WHAT YOU HAVE TO DO: Up to and including the line that contains "constexpr int kWaves", return every line from the start of the data, unchanged.

DATA SUPPLIED:
template <int S, unsigned UM, bool RESID, bool ZERO, int RR, bool PROL = false, bool REST = false, int RBV = kRB>
__global__ void __launch_bounds__(RR / RBV * LMG_WAVE, (RR / RBV == 16 && !PROL) ? 8 : 1) stencil_tile_kernel(TArgs a)
{
    static_assert(!PROL || (!RESID && !ZERO), "the correction is folded into post-smoothing passes only");
    static_assert(!REST || (RESID && !PROL), "the restriction replaces the store of the residual");
    constexpr int H = S + (RESID ? 1 : 0) - (ZERO ? 1 : 0) + (REST ? 1 : 0);
    constexpr int kWaves = RR / RBV, kBlock = kWaves * LMG_WAVE;
    static_assert(RR > 2 * H + 1 && kCols > 2 * H && RR % RBV == 0, "tile smaller than its halo / lines per wave");
    __shared__ double s_x[2][RR * kLS];
    __shared__ double s_val[kMaxPat * 9];
    __shared__ int s_mask[kMaxPat];
    __shared__ double s_rdiag[kMaxPat];
    __shared__ double s_pv[PROL ? kMaxPat * 4 : 1];
    __shared__ int s_pm[PROL ? kMaxPat : 1];
    __shared__ double s_rv[REST ? kMaxPat * 9 : 1];
    __shared__ int s_rm[REST ? kMaxPat : 1];

    const int t = threadIdx.x, lane = t & (LMG_WAVE - 1), wave = t >> 6;
    const int tx = (int)blockIdx.x % a.tiles_x, ty = (int)blockIdx.x / a.tiles_x;
    const int c0 = tx * (kCols - 2 * H) - H, y0 = ty * (RR - 2 * H) - H;
    const int n = a.n;
    const int64_t W = a.W;
    constexpr int RB = RBV;
    constexpr bool DIAG = (UM & 0x145u) != 0;
    const int rb0 = wave * RB;

    double lx[RB], bk[RB];
    int pk[RB];
    double le[PROL ? RB : 1][4];
    int lq[(PROL || REST) ? RB : 1];
#pragma unroll
    for (int k = 0; k < RB; ++k) {
        const int y = y0 + rb0 + k;
        const int64_t i = (int64_t)y * W + c0 + lane;
        const bool ok = y >= 0 && y < a.lines && i >= 0 && i < n;
        const int64_t j = ok ? i : 0;
        lx[k] = (!ZERO && ok) ? a.x[j] : 0.0;
        bk[k] = ok ? a.b[j] : 0.0;
        pk[k] = ok ? ((int)a.pid[j] | 0x100) : 0;
        if (PROL) {
            const int c = c0 + lane;
            int yy, xx;
            if (a.W >= 2 * kCols) {
                yy = c < 0 ? y - 1 : (c >= a.W ? y + 1 : y);
                xx = c < 0 ? c + a.W : (c >= a.W ? c - a.W : c);
            } else {
                yy = (int)((unsigned)j / (unsigned)a.W);
                xx = (int)((unsigned)j - (unsigned)yy * (unsigned)a.W);
            }
            const int64_t base = (int64_t)(yy >> 1) * a.Wc + (xx >> 1);
            lq[k] = ok ? (int)a.ppid[j] : 0;
            const int64_t b0 = ok ? min(base, (int64_t)a.nc - 2) : 0, b1 = ok ? min(base + a.Wc, (int64_t)a.nc - 2) : 0;
            const d2u e01 = *reinterpret_cast<const d2u *>(a.ec + b0), e23 = *reinterpret_cast<const d2u *>(a.ec + b1);
            le[k][0] = b0 == base ? e01.a : e01.b;
            le[k][1] = e01.b;
            le[k][2] = b1 == base + a.Wc ? e23.a : e23.b;
            le[k][3] = e23.b;
        }
        if (REST) {
            const int c = c0 + lane;
            const bool crow = ok && !(y & 1) && !(c & 1) && c >= 0 && c < W;
            const int64_t jc = (int64_t)(y >> 1) * a.Wc + (c >> 1);
            lq[k] = crow ? ((int)a.rpid[jc < a.nc ? jc : 0] | 0x100) : 0;
        }
    }
    for (int i = t; i < a.npat * 9; i += kBlock) s_val[i] = a.st_val[i];
    for (int i = t; i < a.npat; i += kBlock) {
        const int m = a.st_mask[i];
        const double dg = (m & 16) ? a.st_val[i * 9 + 4] : 0.0;
        s_rdiag[i] = dg != 0.0 ? 1.0 / dg : 0.0;
        s_mask[i] = dg == 0.0 ? (m | (1 << 16)) : m;
    }
    for (int i = t; i < 2 * RR; i += kBlock) {
        const int r = i >> 1, g = (i & 1) ? kLS - 1 : 0;
        s_x[0][r * kLS + g] = 0.0;
        s_x[1][r * kLS + g] = 0.0;
    }
    if (PROL) {
        for (int i = t; i < a.pp_npat * 4; i += kBlock) s_pv[i] = a.pp_val[i];
        for (int i = t; i < a.pp_npat; i += kBlock) s_pm[i] = a.pp_mask[i];
        __syncthreads();
#pragma unroll
        for (int k = 0; k < RB; ++k) {
            const int m = s_pm[lq[k]];
            double acc = 0.0;
#pragma unroll
            for (int q = 0; q < 4; ++q) {
                const double tv = acc + s_pv[lq[k] * 4 + q] * le[k][q];
                acc = ((m >> q) & 1) ? tv : acc;
            }
            lx[k] = (pk[k] >> 8) ? lx[k] + acc : 0.0;
        }
    }
    if (REST) {
        for (int i = t; i < a.rp_npat * 9; i += kBlock) s_rv[i] = a.rp_val[i];
        for (int i = t; i < a.rp_npat; i += kBlock) s_rm[i] = a.rp_mask[i];
    }
    const int hot = a.hot >= 0 ? (a.hot | 0x100) : -1;
    bool mine = true;
#pragma unroll
    for (int k = 0; k < RB; ++k) {
        s_x[0][(rb0 + k) * kLS + 1 + lane] = lx[k];
        s_x[1][(rb0 + k) * kLS + 1 + lane] = 0.0;
        mine = mine && (pk[k] == hot || !(pk[k] >> 8));
    }
    const bool all_hot = __all(mine);
    __syncthreads();

    const double omega = a.omega;
    double hv[9];
#pragma unroll
    for (int s = 0; s < 9; ++s) hv[s] = a.hot_val[s];
    const double hrd = a.hot_rdiag;

    struct Win { double m, c, p; };
    auto line = [&](const double *src, int r, bool sides) -> Win {
        Win w;
        w.c = src[r * kLS + 1 + lane];
        w.m = sides ? dpp_lower(w.c) : 0.0;
        w.p = sides ? dpp_upper(w.c) : 0.0;
        return w;
    };
    auto apply = [&](const Win &u, const Win &c, const Win &d, int p, bool hotp) -> double {
        const double w[9] = {u.m, u.c, u.p, c.m, c.c, c.p, d.m, d.c, d.p};
        double acc = 0.0;
        if (hotp) {
#pragma unroll
            for (int s = 0; s < 9; ++s)
                if ((UM >> s) & 1u) acc = acc + hv[s] * w[s];
        } else {
            const int q = p & 0xff, m = s_mask[q];
// ... 12 lines not shown
        for (int j = 0; j < RB + 2; ++j) {
            const int rr = min(max(rb0 - 1 + j, 0), RR - 1);
            ln[j] = line(src, rr, DIAG || (j >= 1 && j <= RB));
        }
        if (all_hot) {
#pragma unroll
            for (int k = 0; k < RB; ++k) {
                const double acc = apply(ln[k], ln[k + 1], ln[k + 2], pk[k], true);
                emit(k, rb0 + k >= lo && rb0 + k < hi, true, ln[k + 1].c, acc);
            }
        } else {
#pragma unroll
            for (int k = 0; k < RB; ++k) {
                const double acc = apply(ln[k], ln[k + 1], ln[k + 2], pk[k], false);
                emit(k, rb0 + k >= lo && rb0 + k < hi, false, ln[k + 1].c, acc);
            }
        }
    };

#pragma unroll
    for (int s = 1; s <= S; ++s) {
        const double *src = s_x[(s - 1) & 1];
        double *dst = s_x[s & 1];
        if (ZERO && s == 1) {
#pragma unroll
            for (int k = 0; k < RB; ++k)
                dst[(rb0 + k) * kLS + 1 + lane] = (pk[k] >> 8) ? omega * (s_rdiag[pk[k] & 0xff] * bk[k]) : 0.0;
        } else {
            block(src, 1, RR - 1, [&](int k, bool keep, bool hotp, double xc, double acc) {
                const double res = bk[k] - acc;
                double nx;
                if (hotp) {
                    nx = xc + omega * (hrd * res);
                } else {
                    const int q = pk[k] & 0xff;
                    nx = (s_mask[q] >> 16) ? xc : xc + omega * (s_rdiag[q] * res);
                }
                if (keep) dst[(rb0 + k) * kLS + 1 + lane] = (pk[k] >> 8) ? nx : 0.0;
            });
        }
        __syncthreads();
    }

    const double *fin = s_x[S & 1];
    const bool col_ok = lane >= H && lane < kCols - H && c0 + lane >= 0 && c0 + lane < W;
    if (REST) {
        double *rl = s_x[(S + 1) & 1];
        block(fin, 1, RR - 1, [&](int k, bool keep, bool, double xc, double acc) {
            const int r = rb0 + k;
            if (keep) rl[r * kLS + 1 + lane] = bk[k] - acc;
            if (r >= H && r < RR - H && col_ok && (pk[k] >> 8)) a.out[(int64_t)(y0 + r) * W + c0 + lane] = xc;
        });
        __syncthreads();
#pragma unroll
        for (int k = 0; k < RB; ++k) {
            const int r = rb0 + k;
            const int q = lq[k] & 0xff, m = s_rm[q];
            double acc = 0.0;
#pragma unroll
            for (int e = 0; e < 9; ++e) {
                const int rr = min(max(r + e / 3 - 1, 0), RR - 1);
                const double tv = acc + s_rv[q * 9 + e] * rl[rr * kLS + 1 + lane + e % 3 - 1];
                acc = ((m >> e) & 1) ? tv : acc;
            }
            if ((lq[k] >> 8) && r >= H && r < RR - H && col_ok)
                a.bc[(int64_t)((y0 + r) >> 1) * a.Wc + ((c0 + lane) >> 1)] = acc;
        }
    } else if (RESID) {
        block(fin, H, RR - H, [&](int k, bool keep, bool, double xc, double acc) {
            const int64_t i = (int64_t)(y0 + rb0 + k) * W + c0 + lane;
            if (keep && col_ok && (pk[k] >> 8)) {
                a.out[i] = xc;
                a.r[i] = bk[k] - acc;
            }
        });
    } else {
#pragma unroll
        for (int k = 0; k < RB; ++k) {
            const int r = rb0 + k;
            if (r >= H && r < RR - H && col_ok && (pk[k] >> 8))
                a.out[(int64_t)(y0 + r) * W + c0 + lane] = fin[r * kLS + 1 + lane];
        }
    }
}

RESULT FOR THIS TASK:
template <int S, unsigned UM, bool RESID, bool ZERO, int RR, bool PROL = false, bool REST = false, int RBV = kRB>
__global__ void __launch_bounds__(RR / RBV * LMG_WAVE, (RR / RBV == 16 && !PROL) ? 8 : 1) stencil_tile_kernel(TArgs a)
{
    static_assert(!PROL || (!RESID && !ZERO), "the correction is folded into post-smoothing passes only");
    static_assert(!REST || (RESID && !PROL), "the restriction replaces the store of the residual");
    constexpr int H = S + (RESID ? 1 : 0) - (ZERO ? 1 : 0) + (REST ? 1 : 0);
    constexpr int kWaves = RR / RBV, kBlock = kWaves * LMG_WAVE;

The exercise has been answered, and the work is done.